» **The problem**: Copy every line from the records below that carries the word "nullptr".

Records contained in a dataset:
Start of Block

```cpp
void launch_fused3(const SceneDev& sc, uint32_t R, unsigned long long* chain, uint64_t limit, float4* out,
                   unsigned long long* total, uint32_t* status, uint32_t epoch, BigItem* biglist, uint32_t* bigmeta,
                   const RunInfo& runs, const BatchTable& bt, hipStream_t st, const VtxTable* vt) {
    const uint32_t tpw = fused_tpw(sc.n_tri);
    const uint32_t n_batches = bt.first ? bt.n : n_fused_waves(sc.n_tri);
    if (!n_batches) return;
    uint32_t nb = (n_batches + kL3Team - 1) / kL3Team;
    RunInfo r = runs;
    if (tpw != 64u || bt.first) r = RunInfo{ nullptr, nullptr, 0u, nullptr };
    if (r.base) r.out = nullptr;
    if (r.base) nb = ((nb + (8u << r.shift) - 1u) / (8u << r.shift)) * (8u << r.shift);
    else nb = (nb + 7u) & ~7u;
    if (vt && vt->rows && vt->ids)
        hipLaunchKernelGGL(k_fused3<true>, dim3(nb), dim3(kL3Threads), 0, st, sc, R, chain, (unsigned long long)limit, out, total, status,
                           epoch & 0xFFFFu, biglist, bigmeta, tpw, r, bt, *vt);
    else
        hipLaunchKernelGGL(k_fused3<false>, dim3(nb), dim3(kL3Threads), 0, st, sc, R, chain, (unsigned long long)limit, out, total, status,
                           epoch & 0xFFFFu, biglist, bigmeta, tpw, r, bt, VtNone{});
}

#ifdef M2S_TIMELINE
}
extern "C" int m2s_debug_timeline_f3(void* dst, size_t bytes) {
    return hipMemcpyFromSymbol(dst, HIP_SYMBOL(m2s::g_tl_f3), std::min(bytes, sizeof(m2s::g_tl_f3))) == hipSuccess ? 0 : 1;
}
extern "C" int m2s_debug_timeline_f3_clear() {
    void* p = nullptr;
    if (hipGetSymbolAddress(&p, HIP_SYMBOL(m2s::g_tl_f3)) != hipSuccess) return 1;
    return hipMemset(p, 0, sizeof(m2s::g_tl_f3)) == hipSuccess ? 0 : 2;
}
namespace m2s {
#endif
uint32_t fused3_resident_workgroups() { return resident_workgroups(reinterpret_cast<const void*>(&k_fused3<false>), kL3Threads); }
hipError_t preload_fused3() { hipFuncAttributes a; return hipFuncGetAttributes(&a, reinterpret_cast<const void*>(&k_fused3<false>)); }

}
```

mesh2splat_amd/csrc/m2s_pass.cpp:

```cpp
#include "m2s_ctx.h"

#include <algorithm>
#include <cstdio>
#include <cstring>
#include <vector>

using namespace m2s;
using namespace m2s_host;

namespace {
static double sparse_frags_per_triangle(uint32_t n_tri) { return n_tri >= 2000000u ? 1.75 : 0.5; }
static uint32_t band_workgroups(const m2s_ctx* c, uint32_t unit) {
    const uint32_t team = fused2_band_workgroups(c->scene.n_tri);
    return !team ? 0u : unit == 256u ? team : sparse_workgroups(c->scene.n_tri);
}
static uint32_t first_resident_slots([[maybe_unused]] int form, [[maybe_unused]] uint32_t shift) {
#ifdef M2S_RUN_ORDER_SPREAD
    const uint32_t wgs = form == M2S_PIPELINE_SPARSE ? sparse_resident_workgroups() : form == M2S_PIPELINE_LEAN ? fused3_resident_workgroups()
                                                                                                                 : fused2_resident_workgroups();
    return wgs >> shift;
#else
    return 0u;
#endif
}
// ... 18 lines not shown
}

BatchTable batches_for(const m2s_ctx* c, const m2s_ctx::RInfo& ri) {
    return c->n_batch_tab ? BatchTable{ c->d_batch_first, c->n_batch_tab, 0u } : BatchTable{ nullptr, 0u, ri.tpw };
}

uint32_t unit_of(int form) { return form == M2S_PIPELINE_SPARSE ? kSparseTrianglesPerWorkgroup : 256u; }

void launch_single(const m2s_ctx* c, const m2s_ctx::RInfo& ri, uint32_t R, unsigned long long* chain, uint64_t limit, float4* d_out,
                   unsigned long long* res, uint32_t epoch, const RunInfo& runs, hipStream_t st, float4* plane) {
    uint32_t* status = reinterpret_cast<uint32_t*>(&res[1]);
    if (ri.form == M2S_PIPELINE_SPARSE)
        launch_sparse(c->scene, R, chain, limit, d_out, &res[0], status, epoch, c->d_biglist, c->d_bigmeta, runs, st, plane);
    else if (ri.form == M2S_PIPELINE_LEAN) {
        const VtxTable vt{ c->d_vt_rows.get(), c->d_vt_ids.get() };
        launch_fused3(c->scene, R, chain, limit, d_out, &res[0], status, epoch, c->d_biglist, c->d_bigmeta, runs, batches_for(c, ri), st,
                      c->vt_use ? &vt : nullptr);
    }
    else
        launch_fused2(c->scene, R, chain, limit, d_out, &res[0], status, epoch, c->d_biglist, c->d_bigmeta, runs, batches_for(c, ri), st);
}

uint64_t resolve_cap(const m2s_ctx* c, uint32_t R) {
    if (c->cap_policy == 0) return 0;
    if (c->cap_policy > 0) return (uint64_t)c->cap_policy;
    const uint32_t mc = std::max<uint32_t>(1u, c->n_meshes_total);
    const uint32_t mx = R * R * 6u * mc;
    return std::min(mx, kMaxGaussiansToSort);
}
}

static bool lean_eligible(const m2s_ctx* c, uint32_t R) {
// ... 402 lines not shown
```

mesh2splat_amd/csrc/m2s_upload.cpp:

```cpp
#include "m2s_ctx.h"
#include "m2s_ply.h"

#include <algorithm>
#include <array>
#include <chrono>
#include <cstring>
#include <thread>
#include <tuple>
#include <vector>

using namespace m2s;
using namespace m2s_host;

namespace {
constexpr size_t kStageChunk = 16ull << 20;

void par_memcpy(void* dst, const void* src, size_t n) {
    const size_t kMin = 2ull << 20;
    unsigned nt = (unsigned)std::min<size_t>(4, n / kMin);
    if (const char* e = std::getenv("M2S_HOST_THREADS")) { if (std::atol(e) == 1) nt = 1; }
    if (nt <= 1) { memcpy(dst, src, n); return; }
    std::vector<std::thread> pool;
    for (unsigned i = 1; i < nt; ++i) {
        const size_t b = n * i / nt, e = n * (i + 1) / nt;
// ... 220 lines not shown
    c->d_batch_first = (uint32_t*)(A + o_batch);
    c->n_batch_tab = 0;
    c->chain_words = chain_words;
    HIPCHK(c, hipMemsetAsync(c->lane[0].chain, 0, chain_words * sizeof(unsigned long long), c->stream));
    HIPCHK(c, hipMemsetAsync(c->d_bigmeta, 0, 4 * sizeof(uint32_t), c->stream));
    const uint32_t warm_R = c->hint_R ? c->hint_R : c->last_R ? c->last_R : 1024u;
    const bool warm = !debug_on("M2S_NO_WARM");
    bool counted = false;
    if (warm && !debug_on("M2S_NO_WARM_OVERLAP")) counted = warm_count_enqueue(c, warm_R) == M2S_OK;
    VtWork vt_work;
    bool vt_begun = false;
    if (vt_size_ok(c->lean_ok, n_tri) && !debug_on("M2S_NO_VTABLE")) {
        vt_begun = vt_dedup_begin(tp, n_tri, vt_work, c->stream) == hipSuccess;
        if (!vt_begun) (void)hipGetLastError();
    }

    for (TexPlan& p : tex_plan) {
        uint32_t* mem = (uint32_t*)(A + p.arena_off);
        const m2s_status st = staged_h2d(c, (const char*)p.src, (size_t)p.d.w * p.d.h * 4, kStageChunk, (char*)mem, turn,
                                         [](char*, size_t, size_t) {});
        if (st != M2S_OK) return st;
        for (uint32_t l = 1; l < p.d.n_levels; ++l)
            launch_mip_level(mem + p.d.off[l - 1], std::max(1u, p.d.w >> (l - 1)), std::max(1u, p.d.h >> (l - 1)),
                             mem + p.d.off[l], std::max(1u, p.d.w >> l), std::max(1u, p.d.h >> l), c->stream);
    }
    for (ComboPlan& cp : combo_plan) {
        uint32_t* mem = (uint32_t*)(A + cp.arena_off);
        const TexDesc &ta = tex_plan[cp.ia].d, &tn = tex_plan[cp.in].d, &tm = tex_plan[cp.im].d;
        for (uint32_t l = 0; l < ta.n_levels; ++l)
            launch_combo_level(ta.texels + ta.off[l], tn.texels + tn.off[l], tm.texels + tm.off[l], std::max(1u, ta.w >> l),
// ... 54 lines not shown
```

Measured before the change: 28.92 billion.

## Precompute per-triangle geometry planes at upload for the lean fused kernel

A new kernel runs at scene upload and computes each triangle's flat-geometry terms (rotation, scales, projected UV offsets), storing them in three float4 planes. The lean fused3 kernel gains a template variant that reads these planes instead of loading positions and running geo_setup and geo_flat on every convert. This moves per-triangle setup work out of the timed conversion pass. In exchange it adds 48 bytes per triangle of device memory and extra loads per triangle in the hot kernel.

```diff
diff --git a/include/m2s.h b/include/m2s.h
--- a/include/m2s.h
+++ b/include/m2s.h
@@ -328,6 +328,7 @@
 m2s_status m2s_set_pipeline(m2s_ctx* ctx, int pipeline);
 int m2s_last_pipeline(const m2s_ctx* ctx);
 m2s_status m2s_vertex_table(const m2s_ctx* ctx, uint64_t* out_rows, int* out_in_use);
+m2s_status m2s_geo_planes(const m2s_ctx* ctx, uint64_t* out_bytes, int* out_in_use);
 
 enum { M2S_K_COUNT = 0, M2S_K_SCAN = 1, M2S_K_OFFSETS = 2, M2S_K_EMIT = 3, M2S_K_FUSED = 4, M2S_K_N = 5 };
 m2s_status m2s_set_profiling(m2s_ctx* ctx, int enabled);
diff --git a/mesh2splat_amd/_lib.py b/mesh2splat_amd/_lib.py
--- a/mesh2splat_amd/_lib.py
+++ b/mesh2splat_amd/_lib.py
@@ -44,7 +44,7 @@
     "m2s_device_sorted_sources", "m2s_download_sorted_sources", "m2s_upload_quad_sources", "m2s_contrib_begin", "m2s_contrib_accumulate", "m2s_device_contrib",
     "m2s_download_contrib", "m2s_last_contrib_ms", "m2s_last_contrib_stage_ms", "m2s_prune", "m2s_last_prune_counts", "m2s_last_prune_ms",
     "m2s_write_ply_compact", "m2s_export_ply_compact", "m2s_last_compact_stage_ms",
-    "m2s_vertex_table",
+    "m2s_vertex_table", "m2s_geo_planes",
 )
 
 
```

End of Block

» **Answer to this task**:
    if (tpw != 64u || bt.first) r = RunInfo{ nullptr, nullptr, 0u, nullptr };
    if (r.base) r.out = nullptr;
    void* p = nullptr;
    return c->n_batch_tab ? BatchTable{ c->d_batch_first, c->n_batch_tab, 0u } : BatchTable{ nullptr, 0u, ri.tpw };
                      c->vt_use ? &vt : nullptr);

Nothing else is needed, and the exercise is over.